Bruce sounds like he's nodding. "I guess I just haven't talked to you in a while and thought it might be good to catch up. Actually I haven't talked to anybody since..."

Since Barton's jet didn't make it back to New York. Tony knows the story. Bruce started to lose control on the way back to the tower once he learned what Loki had done, and then... "Yeah, neither have I," Tony says. Like the 'since' they're discussing is no big deal. "Coulson's left me a couple messages, but I haven't replied. He hasn't bothered to come out here yet and bug me in person, so it can't be anything too important."

"You're back in California?"

"Yeah. It felt like the right thing to do. New York was too..."

"I know what you mean," Bruce answers softly.

"How about you? Where are you these days?"

"British Columbia. I'm still technically working for S.H.I.E.L.D. right now on a few research projects, but Fury said he didn't care where I worked as long as I checked in regularly.
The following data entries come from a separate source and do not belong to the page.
# LanaSina/evolutionary_illusion_generator

Hardware: AMD Instinct MI355X
Metric: genome fitness evals/sec at 256x256, pop=256 (higher is better)
Workload: dtype f32; 1 GPU; neat_configs/circles.txt colour pop=256, 256x256, PredNet 3,48,96,192, 21 steps, LK + rotation-symmetry score; global_pop=256, genomes_per_gpu=256, device_batch=256, structure=Circles

## Files before the change

evolutionary_illusion_generator_amd/csrc/conv_wino4.h:

```cpp
#pragma once
#include "wino_launch.h"

namespace eig {

constexpr int W4_UPOS = 256;
constexpr int W4_U_FLOATS = W4_NPOS * W4_UPOS;
constexpr int W4_NUS = 3, W4_NPS = 3;
constexpr int w4_row(bool tall) { return tall ? 28 : 40; }
constexpr int w4_ps(bool tall) { return tall ? 1024 : 768; }
constexpr int w4_pslot(bool tall) { return W4_KC * w4_ps(tall); }
constexpr int w4_p(bool tall, int k) { return tall ? k * w4_pslot(true) : (k < 2 ? k * w4_pslot(false) : 2 * w4_pslot(false) + 3 * W4_U_FLOATS); }
constexpr int w4_u(bool tall, int k) { return tall ? 3 * w4_pslot(true) + k * W4_U_FLOATS : 2 * w4_pslot(false) + k * W4_U_FLOATS; }
constexpr int w4_x(bool tall) { return tall ? w4_u(true, 0) : w4_u(false, 1); }
constexpr int W4_X_FLOATS = W4_WAVES * 2 * 4 * 64 * 4;
constexpr int wino4_lds_bytes() { return (w4_x(false) + W4_X_FLOATS) * 4; }
static_assert((w4_u(true, 2) + W4_U_FLOATS) * 4 == wino4_lds_bytes() && (w4_p(false, 2) + w4_pslot(false)) * 4 <= wino4_lds_bytes(), "LDS maps");
#ifndef EIG_W4_DEEPU
#define EIG_W4_DEEPU 1
#endif
#ifndef EIG_W4_DIAG
#define EIG_W4_DIAG 0
#endif

__device__ __forceinline__ void w4_in1d(float d0, float d1, float d2, float d3, float d4, float d5, float* T)
{
    T[0] = fmaf(4.0f, d0, fmaf(-5.0f, d2, d4));
    const float p = fmaf(-4.0f, d2, d4), q = fmaf(-4.0f, d1, d3);
    T[1] = p + q; T[2] = p - q;
    const float r = d4 - d2, s = d3 - d1;
    T[3] = fmaf(2.0f, s, r); T[4] = fmaf(-2.0f, s, r);
    T[5] = fmaf(4.0f, d1, fmaf(-5.0f, d3, d5));
}
template <int XI> __device__ __forceinline__ float w4_row(const float* d)
{
    if constexpr (XI == 0) return fmaf(4.0f, d[0], fmaf(-5.0f, d[1], d[2]));
    else if constexpr (XI == 5) return fmaf(4.0f, d[0], fmaf(-5.0f, d[1], d[2]));
    else {
        if constexpr (XI == 1) return fmaf(-4.0f, d[1], d[3]) + fmaf(-4.0f, d[0], d[2]);
        else if constexpr (XI == 2) return fmaf(-4.0f, d[1], d[3]) - fmaf(-4.0f, d[0], d[2]);
        else if constexpr (XI == 3) return fmaf(2.0f, d[2] - d[0], d[3] - d[1]);
        else return fmaf(-2.0f, d[2] - d[0], d[3] - d[1]);
    }
}
constexpr int w4_nrows(int xi) { return (xi == 0 || xi == 5) ? 3 : 4; }
constexpr int w4_rowidx(int xi, int k) { return xi == 0 ? 2 * k : xi == 5 ? 2 * k + 1 : k + 1; }
constexpr int w4_uprow(int i) { return (i + 1) >> 1; }

template <typename V4> __device__ __forceinline__ void w4_out1d(const V4& m0, const V4& m1, const V4& m2, const V4& m3, const V4& m4, const V4& m5, V4* Y)
{
    const V4 s = m1 + m2, d = m1 - m2, u = m3 + m4, w = m3 - m4;
    Y[0] = (m0 + s) + u;
    for (int e = 0; e < 4; ++e) { Y[1][e] = fmaf(2.0f, w[e], d[e]); Y[2][e] = fmaf(4.0f, u[e], s[e]); Y[3][e] = fmaf(8.0f, w[e], d[e]) + m5[e]; }
}
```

So I came back here because... I don't know... it feels a bit like getting away."

"Nothing wrong with getting away," says Tony. "Speaking of which. Do you want to come over?"

There's a long, uncertain pause on Bruce's end. "What?"

"Do you want to come over?"

"Right, I heard you, but since that came right after you telling me you were in California and me telling you I'm in B.C., I..."

"I know, logistics," Tony admits. "But we can work that out. The original question still stands."

"You mean, right now?" asks Bruce.

"Yeah. Right now. Or maybe more realistically in a couple hours, because I'll have to send a jet for you, and-"

"No, Tony, I'm not letting you send a private jet."

"Where exactly are you? Vancouver?"

"No."

"Anywhere near Vancouver?"

"Not really..."

"What's the IATA code? I'll send the jet right now."

"Tony..." he sighs. "It's almost midnight. I'm in a tiny little town and the tiny little airport's probably closed until tomorrow morning. Can't we just talk on the phone?"

"No. I need you here." And as soon as he says those words, he knows they're true. He needs Bruce. He needs a second set of eyes to look over the Plan C prototype and help him figure out what's going wrong. Why the hell didn't he think of this before? "Listen," he says. "I'm in the middle of a big project that's not working out for me and I think you might be able to help. This isn't something we can do over the phone, which is why I want to fly you down to check it out in person."

"What kind of project?" Bruce asks, unable to hide the suspicion in his voice.

"I'll show you when you get here. But consider this a job. I'm paying time plus travel."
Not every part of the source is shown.